Literary Narrative Techniques and Styles: A Comprehensive Analysis
Literary Narrative Techniques and Styles
Historic or Heroic Narratives
Epic Poems:
- Characterized by impersonality and drama.
- Exists in its own world, lacking critical features.
- Narrated in the third person.
- Typically transmitted orally.
Epic Poem (Extensive):
- Describes actions worthy of remembrance by a community or humanity.
- Examples: The Iliad, The Odyssey, The Aeneid, La Araucana.
Chansons de Geste:
- Accounts of heroic legends originating in the feudal world and the Crusades.
- Reflect the feudal link between lord and vassal.
- The Crusades are conceived as divinely inspired.
- Transmitted orally.
- Examples: Cid, Cantar de Roldán.
The Legend:
- Based on oral tradition, incorporating some historical facts.
The Romance:
- Epic-lyric-popular, of anonymous origin, derived from the chansons de geste.
Stories with a Didactic or Moral Function
The Fable:
- A short story, in prose or verse.
- Features animal characters representing virtues and vices.
- Includes a moral at the end.
The Parable:
- Intended to deliver a moral teaching, but does not involve animals.
Focalization
Zero Focalization:
- Omniscient narrator with a direct view of events.
- Knows everything about the characters.
- Objective viewpoint.
- Told in the third person.
Internal Focalization:
- Narrative recounted through a character, either protagonist or secondary witness.
- Subjective perspective, related to one person.
External Focalization:
- Narrator is located outside of the events and characters.
- Objective viewpoint.
- Told in the third person.
- Knowledge is relative.
Narrative Styles
Direct Style:
- Characters engage in dialogue.
- Quotation marks and hyphens distinguish this style.
Free Direct Style:
- Told in the first person.
- No explicit narrator, only the speaker.
Reported Speech:
- The narrator introduces the words of others.
Free Indirect Style:
- Employs an omniscient narrator.
- Narrates from the consciousness of the character.
Narrative Techniques
Mounting:
- In film, used for spatial and temporal movement.
- In narrative, achieved through multiple narrators and points of view.
Racconto:
- Extended reverse in time.
Flashback:
- Brief memory.
Premonition:
- Vision of the future.
Flash-Forward:
- Brief snapshot of the future.
Narrative Techniques Influenced by Psychology
Interior Monologue:
- Voice of the mental contents of the character.
Soliloquy:
- Dialogue with oneself, more logical and organized than a monologue.
Stream of Consciousness:
- Lacks logical structure, is chaotic.
- The character says whatever comes to mind at that moment.
Narrative Worlds
- Real: Can happen in reality.
- Mythical: Creation of the world and man; time of origins.

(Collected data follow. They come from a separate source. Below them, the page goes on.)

## Batch CTC lattice inter-wave boundary exchange into groups of frames

Adds a grouped variant of the skewed CTC alpha/beta lattice kernel. Each wave computes G frames (default 16) before publishing its lane-63 boundary values to the next wave as float4 vectors, so progress flags and spin-waits happen once per group instead of once per frame. It also drops the second boundary value (lane 62) because the skip term only needs one shifted neighbour. Per-wave skew latency grows to a group of frames, and the grouped path is selected by a heuristic based on T and the wave count, with an override setter.

```diff
diff --git a/include/voice100_hip.h b/include/voice100_hip.h
--- a/include/voice100_hip.h
+++ b/include/voice100_hip.h
@@ -184,6 +184,9 @@
                   float* nll, float* grad, int B, int T, int V, int Lmax, int blank, void* stream);
 int v100_ctc_loss_mean_t(const float* logits, const long long* targets, const int* in_len, const int* tgt_len, float* workspace,
                          float* nll, float* loss, float* grad, int grad_bvt, int B, int T, int V, int Lmax, int blank, void* stream);
+int v100_ctc_lattice_plan(int T, int Lmax);
+int v100_ctc_lattice_ring_frames(void);
+int v100_ctc_lattice_form(int form);
 
 enum {
     V100_IR_PREPPED = 1,
diff --git a/voice100_amd/csrc/ctc.hip b/voice100_amd/csrc/ctc.hip
--- a/voice100_amd/csrc/ctc.hip
+++ b/voice100_amd/csrc/ctc.hip
@@ -117,16 +117,24 @@
 #define CTC_RING 32
 #define CTC_SPIN_MAX (1 << 20)
 #define CTC_PF 8
+#ifndef CTC_GROUP
+#define CTC_GROUP 16
+#endif
+#define CTC_GRING 8
+static_assert(CTC_GROUP % 4 == 0 && CTC_GROUP >= 4 && CTC_GROUP <= 16, "the group's edge values travel as float4");
+typedef float ctc_f4 __attribute__((ext_vector_type(4)));
 __device__ __forceinline__ float ctc_wave_shr1(float fill, float v) {
     return __builtin_bit_cast(float, __builtin_amdgcn_update_dpp(__builtin_bit_cast(int, fill), __builtin_bit_cast(int, v), 0x138, 0xf, 0xf, false));
 }
 
+template <int G>
 __global__ __launch_bounds__(1024) void ctc_lattice_skew_kernel(const float* __restrict__ logits, const float* __restrict__ lse,
                                                                 const long long* __restrict__ targets, const int* __restrict__ in_len,
                                                                 const int* __restrict__ tgt_len, float* __restrict__ alpha,
                                                                 float* __restrict__ beta, float* __restrict__ nll, int T, int V, int Lmax,
                                                                 int Smax, int blank, int* __restrict__ stall) {
-    __shared__ float bnd[16][CTC_RING][2];
+    constexpr int PF = G > 0 ? G : CTC_PF;
+    __shared__ __attribute__((aligned(16))) float bnd[16][G > 0 ? CTC_GRING * G : CTC_RING];
     __shared__ int progress[16];
     __shared__ float fin[2];
     const int b = blockIdx.x, dir = blockIdx.y, tid = threadIdx.x;
@@ -162,48 +170,51 @@
         const int t = dir == 0 ? qq : Tb - 1 - qq;
         return (lg[(size_t)t * V] - ls[t]) * 1.44269504088896340736f;
     };
-    float cur[CTC_PF], nxt[CTC_PF];
-#pragma unroll
-    for (int j = 0; j < CTC_PF; ++j) cur[j] = emission(j);
+    auto settle = [](float (&e)[PF]) {
+#pragma unroll
+        for (int j = 0; j < PF; ++j) asm volatile("" : "+v"(e[j]));
+    };
+    float cur[PF], nxt[PF];
+#pragma unroll
+    for (int j = 0; j < PF; ++j) cur[j] = emission(j);
+    settle(cur);
 
     auto prog_load = [&](int i) { return __hip_atomic_load(&progress[i], __ATOMIC_RELAXED, __HIP_MEMORY_SCOPE_WORKGROUP); };
     float a_prev = NEG_INF;
-    int pnext = -2;
-    float n63 = NEG_INF, n62 = NEG_INF;
     float* lrow = lat + (size_t)(dir == 0 ? 0 : Tb - 1) * Smax + sidx;
     const long lstep = dir == 0 ? (long)Smax : -(long)Smax;
+    auto step = [&](float edge, float e) {
+        const float sm1 = ctc_wave_shr1(edge, a_prev);
+        const float sm2 = ctc_wave_shr1(NEG_INF, sm1);
+        const float v = e + ctc_lse3_log2(a_prev, sm1, skip ? sm2 : NEG_INF);
+        return active ? v : NEG_INF;
+    };
+    int pnext = -2;
+    float n63 = NEG_INF;
     auto frame = [&](auto up_t, auto down_t, auto first_t, int q, float e) {
         constexpr bool UP = decltype(up_t)::value, DOWN = decltype(down_t)::value, FIRST = decltype(first_t)::value;
-        float v63 = NEG_INF, v62 = NEG_INF;
+        float v63 = NEG_INF;
         if constexpr (UP) {
             if constexpr (!FIRST) {
                 asm volatile("" : "+v"(pnext));
                 if (__builtin_amdgcn_readfirstlane(pnext) >= q - 1) {
-                    v63 = n63; v62 = n62;
+                    v63 = n63;
                 } else {
                     const int need = min(q + 1, Tb - 1);
                     int guard = 0;
                     for (; prog_load(w - 1) < need && guard < CTC_SPIN_MAX; ++guard) __builtin_amdgcn_s_sleep(1);
                     if (guard >= CTC_SPIN_MAX && lane == 0) stall[b] = 1;
                     asm volatile("" ::: "memory");
-                    v63 = bnd[w - 1][(q - 1) & (CTC_RING - 1)][0];
-                    v62 = bnd[w - 1][(q - 1) & (CTC_RING - 1)][1];
+                    v63 = bnd[w - 1][(q - 1) & (CTC_RING - 1)];
                 }
             }
             pnext = prog_load(w - 1);
             asm volatile("" ::: "memory");
-            n63 = bnd[w - 1][q & (CTC_RING - 1)][0];
-            n62 = bnd[w - 1][q & (CTC_RING - 1)][1];
+            n63 = bnd[w - 1][q & (CTC_RING - 1)];
         }
         float v;
-        if constexpr (FIRST) {
-            v = (u <= 1) ? e : NEG_INF;
-        } else {
-            const float sm1 = ctc_wave_shr1(v63, a_prev);
-            const float sm2 = ctc_wave_shr1(v62, sm1);
-            v = e + ctc_lse3_log2(a_prev, sm1, skip ? sm2 : NEG_INF);
-        }
-        if (!active) v = NEG_INF;
+        if constexpr (FIRST) v = (active && u <= 1) ? e : NEG_INF;
+        else v = step(v63, e);
         if constexpr (DOWN) {
             if ((q & (CTC_RING / 2 - 1)) == 0 && q >= CTC_RING / 2) {
                 int guard = 0;
@@ -211,7 +222,7 @@
                 if (guard >= CTC_SPIN_MAX && lane == 0) stall[b] = 1;
             }
             asm volatile("" ::: "memory");
-            if (lane >= 62) bnd[w][q & (CTC_RING - 1)][63 - lane] = v;
+            if (lane == 63) bnd[w][q & (CTC_RING - 1)] = v;
         }
         asm volatile("" ::: "memory");
         if (lane == 0) __hip_atomic_store(&progress[w], q, __ATOMIC_RELAXED, __HIP_MEMORY_SCOPE_WORKGROUP);
@@ -219,25 +230,89 @@
         if (active) *lrow = v * 0.69314718055994530942f;
         lrow += lstep;
     };
+    auto group = [&](auto up_t, auto down_t, auto full_t, int g, int n) {
+        constexpr bool UP = decltype(up_t)::value, DOWN = decltype(down_t)::value, FULL = decltype(full_t)::value;
+        constexpr int G4 = G / 4;
+        ctc_f4 edge[G4 > 0 ? G4 : 1];
+        for (int i = 0; i < G4; ++i) edge[i] = ctc_f4{NEG_INF, NEG_INF, NEG_INF, NEG_INF};
+        if constexpr (UP) {
+            const ctc_f4* slot = reinterpret_cast<const ctc_f4*>(&bnd[w - 1][(g & (CTC_GRING - 1)) * G]);
+            const int p = prog_load(w - 1);
+            asm volatile("" ::: "memory");
+#pragma unroll
+            for (int i = 0; i < G4; ++i) edge[i] = slot[i];
+#pragma unroll
+            for (int i = 0; i < G4; ++i) asm volatile("" : "+v"(edge[i]));
+            if (__builtin_amdgcn_readfirstlane(p) < g) {
+                int guard = 0;
+                for (; prog_load(w - 1) < g && guard < CTC_SPIN_MAX; ++guard) __builtin_amdgcn_s_sleep(1);
+                if (guard >= CTC_SPIN_MAX && lane == 0) stall[b] = 1;
+                asm volatile("" ::: "memory");
+#pragma unroll
+                for (int i = 0; i < G4; ++i) edge[i] = slot[i];
+            }
+        }
+        const float* ev = reinterpret_cast<const float*>(edge);
+        float val[G > 0 ? G : 1];
+        const float carried = a_prev;
+#pragma unroll
+        for (int j = 0; j < G; ++j) {
+            val[j] = a_prev;
+            if (FULL || j < n) {
+                if (!FULL && g == 0 && j == 0) val[j] = (active && u <= 1) ? cur[0] : NEG_INF;
+                else val[j] = step(ev[j], cur[j]);
+            }
+            asm volatile("" : "+v"(val[j]));
+            a_prev = val[j];
+        }
+        if constexpr (DOWN) {
+            if ((g & (CTC_GRING / 2 - 1)) == 0 && g >= CTC_GRING / 2) {
+                int guard = 0;
+                for (; prog_load(w + 1) < g - CTC_GRING / 2 && guard < CTC_SPIN_MAX; ++guard) __builtin_amdgcn_s_sleep(1);
+                if (guard >= CTC_SPIN_MAX && lane == 0) stall[b] = 1;
+            }
+            asm volatile("" ::: "memory");
+            if (lane == 63) {
+                ctc_f4* slot = reinterpret_cast<ctc_f4*>(&bnd[w][(g & (CTC_GRING - 1)) * G]);
+#pragma unroll
+                for (int i = 0; i < G4; ++i)
+                    slot[i] = ctc_f4{i == 0 ? carried : val[4 * i - 1], val[4 * i], val[4 * i + 1], val[4 * i + 2]};
+            }
+        }
+        if constexpr (UP || DOWN) {
+            asm volatile("" ::: "memory");
+            if (lane == 0) __hip_atomic_store(&progress[w], g, __ATOMIC_RELAXED, __HIP_MEMORY_SCOPE_WORKGROUP);
+        }
+        if (active) {
+#pragma unroll
+            for (int j = 0; j < G; ++j)
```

- Wonderful: Governed by its own laws (e.g., Fairy Tales and Legends).
- Fantastic: Starts in the real world, then experiences a break from reality.
- Utopia: An ideal world that cannot exist.
- Science Fiction: Set in the future, focuses on technology and science (also called not utopian).
- Dream: World ruled by the logic of dreams.
- Real-Wonderful World: Fantastic events are part of reality and cause no surprise.